Many small business owners first launch their businesses as sole proprietorships. It happens naturally – you just start selling a product or offering a service and that’s the legal default. But your business structure can have significant implications, and continuing as a sole proprietorship comes with some very serious risks – and not many benefits.
There are a number of options for corporate structure. A sole proprietorship is the simplest and is the legal default. You don’t have to register or file anything (although you can if you want to). Your profits are taxed as personal income and you’re personally liable for the business. You can also operate as a partnership, if there are multiple owners. That also gets taxed as your personal income and you’re personally liable.
You also have the option to “incorporate.” That sounds a little technical and complicated, but it’s actually pretty simple. There are two types of corporations, the traditional “C” corporations and “S” corporations (“S” Corp). Both forms of incorporation limit your personal legal liability as the business owner. In an S corp, the profits are taxed as your personal income, but only the business is liable for its operations and debts. As a C corp, the corporation is a separate legal entity and is subject to the corporate tax. As with an S corp, only the company has liability.
It’s a little bit more complicated to create a corporation than it is to simply work as a sole proprietor, but it’s worth it. Here’s why.
1. Protecting Your Assets
One of the main reasons most small business owners chose to incorporate is the issue of business liability. As we touched on above, all corporations are considered separate entities for legal purposes. This means that corporation owners will not be held personally responsible for the financial obligations of the corporation. Likewise, owners of a corporation are not held personally liable in the event of a lawsuit against the corporation.
What does this mean in plain English? In short, it means that a corporation’s owners’ personal assets and property are protected from lawsuits, judgments, or liens. In the eyes of the law, the corporation and the corporate owner are deemed two separate entities.
Ultimately, if your incorporated business loses a lawsuit, your personals assets — such as your bank accounts, savings, even your home or cars — won’t be on the line. The same corporate protection rule also applies to any outstanding corporate debt. Even if your corporation declares bankruptcy, your personal assets still won’t be at risk. Many business owners find that this “corporate shield” is reason enough to incorporate.
One caveat to note: To ensure full corporate protection, the company must adhere to corporate structure and follow all relevant corporate law. Otherwise, there may be a dispute about “piercing the corporate veil” and attaching the owners’ assets. The state in which you choose to incorporate will have detailed guidance about what it takes to be recognized as a corporation.
A second reason many small businesses choose to incorporate is to benefit from the added credibility of being an official corporation.
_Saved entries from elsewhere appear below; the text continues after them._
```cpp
extern "C" GF_API int gf_cross_probs(const void* q, const void* k, void* p, int64_t q_len, int64_t n_keys, int64_t n_pad, int64_t heads,
                                     int64_t head_dim, int64_t q_stride, int64_t k_stride, int64_t p_stride, float scale,
                                     float last_key_multiplicity, void* stream) {
    GF_CHECK_ARG(q && k && p, "gf_cross_probs: null pointer");
    if (head_dim != CF_HD) {
        gf_set_error("gf_cross_probs: head_dim=%ld unsupported (kernel is built for 128)", (long)head_dim);
        return GF_ERR_UNSUPPORTED;
    }
    GF_CHECK_ARG(q_len >= 0 && q_len < (1 << 30) && heads > 0 && heads < 65536, "gf_cross_probs: bad sizes q=%ld heads=%ld", (long)q_len,
                 (long)heads);
    GF_CHECK_ARG(n_keys >= 1 && n_pad % 16 == 0 && n_pad > n_keys && n_pad <= CF_MAXK,
                 "gf_cross_probs: 1 <= n_keys=%ld < n_pad=%ld <= 64, n_pad a multiple of 16", (long)n_keys, (long)n_pad);
    GF_CHECK_ARG(q_stride % 8 == 0 && k_stride % 8 == 0 && p_stride % 4 == 0 && q_stride >= heads * CF_HD && k_stride >= heads * CF_HD &&
                     p_stride >= heads * n_pad,
                 "gf_cross_probs: strides must cover the rows (q, k: multiples of 8; p: of 4, >= heads * n_pad)");
    GF_CHECK_ARG(gf_aligned16(q) && gf_aligned16(k) && ((uintptr_t)p & 7u) == 0, "gf_cross_probs: alignment (q, k 16 bytes, p 8 bytes)");
    GF_CHECK_ARG(scale > 0.f && last_key_multiplicity >= 1.0f, "gf_cross_probs: scale > 0, multiplicity >= 1");
    if (q_len == 0) return GF_OK;
    const float c = scale * 1.4426950408889634f;
    const float bias = last_key_multiplicity != 1.0f ? log2f(last_key_multiplicity) / c : 0.f;
    const dim3 grid((unsigned)((q_len + CF_QB - 1) / CF_QB), (unsigned)heads);
    hipLaunchKernelGGL(cross_probs_kernel, grid, dim3(CF_THREADS), 0, (hipStream_t)stream, (const u16*)q, (const u16*)k, (u16*)p,
                       (int)q_len, (int)n_keys, (int)n_pad, (int)heads, (long)q_stride, (long)k_stride, (long)p_stride, c, bias);
    GF_CHECK_LAUNCH("gf_cross_probs");
    return GF_OK;
}

extern "C" GF_API int gf_cross_fold_table(const void* v, const void* w_o, void* u, int64_t n_keys, int64_t n_pad, int64_t heads,
                                          int64_t head_dim, int64_t n_out, int64_t v_stride, int64_t w_stride, int64_t u_stride,
                                          void* stream) {
    GF_CHECK_ARG(v && w_o && u, "gf_cross_fold_table: null pointer");
    if (head_dim != CF_HD) {
        gf_set_error("gf_cross_fold_table: head_dim=%ld unsupported (kernel is built for 128)", (long)head_dim);
        return GF_ERR_UNSUPPORTED;
    }
    GF_CHECK_ARG(heads > 0 && heads < 65536 && n_out > 0 && n_out < (1 << 30), "gf_cross_fold_table: bad sizes heads=%ld N=%ld", (long)heads,
                 (long)n_out);
    GF_CHECK_ARG(n_keys >= 1 && n_pad % 16 == 0 && n_pad > n_keys && n_pad <= CF_MAXK,
                 "gf_cross_fold_table: 1 <= n_keys=%ld < n_pad=%ld <= 64, n_pad a multiple of 16", (long)n_keys, (long)n_pad);
    GF_CHECK_ARG(v_stride % 8 == 0 && w_stride % 8 == 0 && v_stride >= heads * CF_HD && w_stride >= heads * CF_HD && u_stride >= heads * n_pad,
                 "gf_cross_fold_table: strides must cover the rows (v, w_o: multiples of 8; u >= heads * n_pad)");
    GF_CHECK_ARG(gf_aligned16(v) && gf_aligned16(w_o) && ((uintptr_t)u & 1u) == 0, "gf_cross_fold_table: alignment");
    const dim3 grid((unsigned)((n_out + CFT_ROWS - 1) / CFT_ROWS), (unsigned)heads);
    hipLaunchKernelGGL(cross_fold_table_kernel, grid, dim3(CF_THREADS), 0, (hipStream_t)stream, (const u16*)v, (const u16*)w_o, (u16*)u,
                       (int)n_keys, (int)n_pad, (int)n_out, (long)v_stride, (long)w_stride, (long)u_stride);
    GF_CHECK_LAUNCH("gf_cross_fold_table");
    return GF_OK;
}
```

### goal_force_amd/csrc/gf_gemm.hip

```cpp
#include "gf_mfma_frame.h"
#include <cstdlib>


namespace {
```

Those three letter letters, Inc.., can greatly boost your business legitimacy with customers, vendors, even potential lenders. Incorporation indicates that you are a legitimate business to the eyes of the world.
Incorporating your business can even help you secure a business loan. Banks may be more likely to grant funding to an established corporate entity than to a generic small business. When you incorporate, you’ll be able to open up business accounts and borrow money in the name of the corporation.
Aside from banking, you may also find it easier to secure funding and investors when you are a corporation. Your investors can become shareholders rather than lenders, which may be more attractive. And some lenders and investors will require it.
A third primary reason that small business owners incorporate is because of the tax benefits of incorporation. The legal structure of your business will impact the amount of taxes you pay; for better or for worse. To clarify how different business structure will impact your tax liability, check with your tax professionals, because this area is always evolving.
In basic terms, a traditional C corporation is taxed in a kind of complicated way. The corporation has to pay tax on its profits. As an owner, you’ll also have to pay taxes on any dividends your corporation pays and on your salary from the business.
S Corps are taxed differently – the income from an S corp is considered the personal income of the owner and is taxed at your personal rate.
Some say that corporations are less likely to be audited by the IRS than sole proprietorships. The logic behind this is that sole proprietorships may accidentally overestimate their business expenses.
Corporate taxation is inherently complex, so consulting with a tax expert can help explain the pros and cons of all business structures and taxes. Additionally, a tax expert can perform a thorough business evaluation, as well as ensure you’re complying with all relevant tax laws.
Get The Inc.
Many small businesses start as sole proprietorships but incorporate early on to avoid the liability issues – that’s the most common reason. But as we explained, incorporation has a number of other benefits as well. All it takes is filling out a couple of simple forms online and your business will become its own separate entity. Talk to your attorney and accountant about whether an S corp or a C corp is the best option for you – as soon as possible.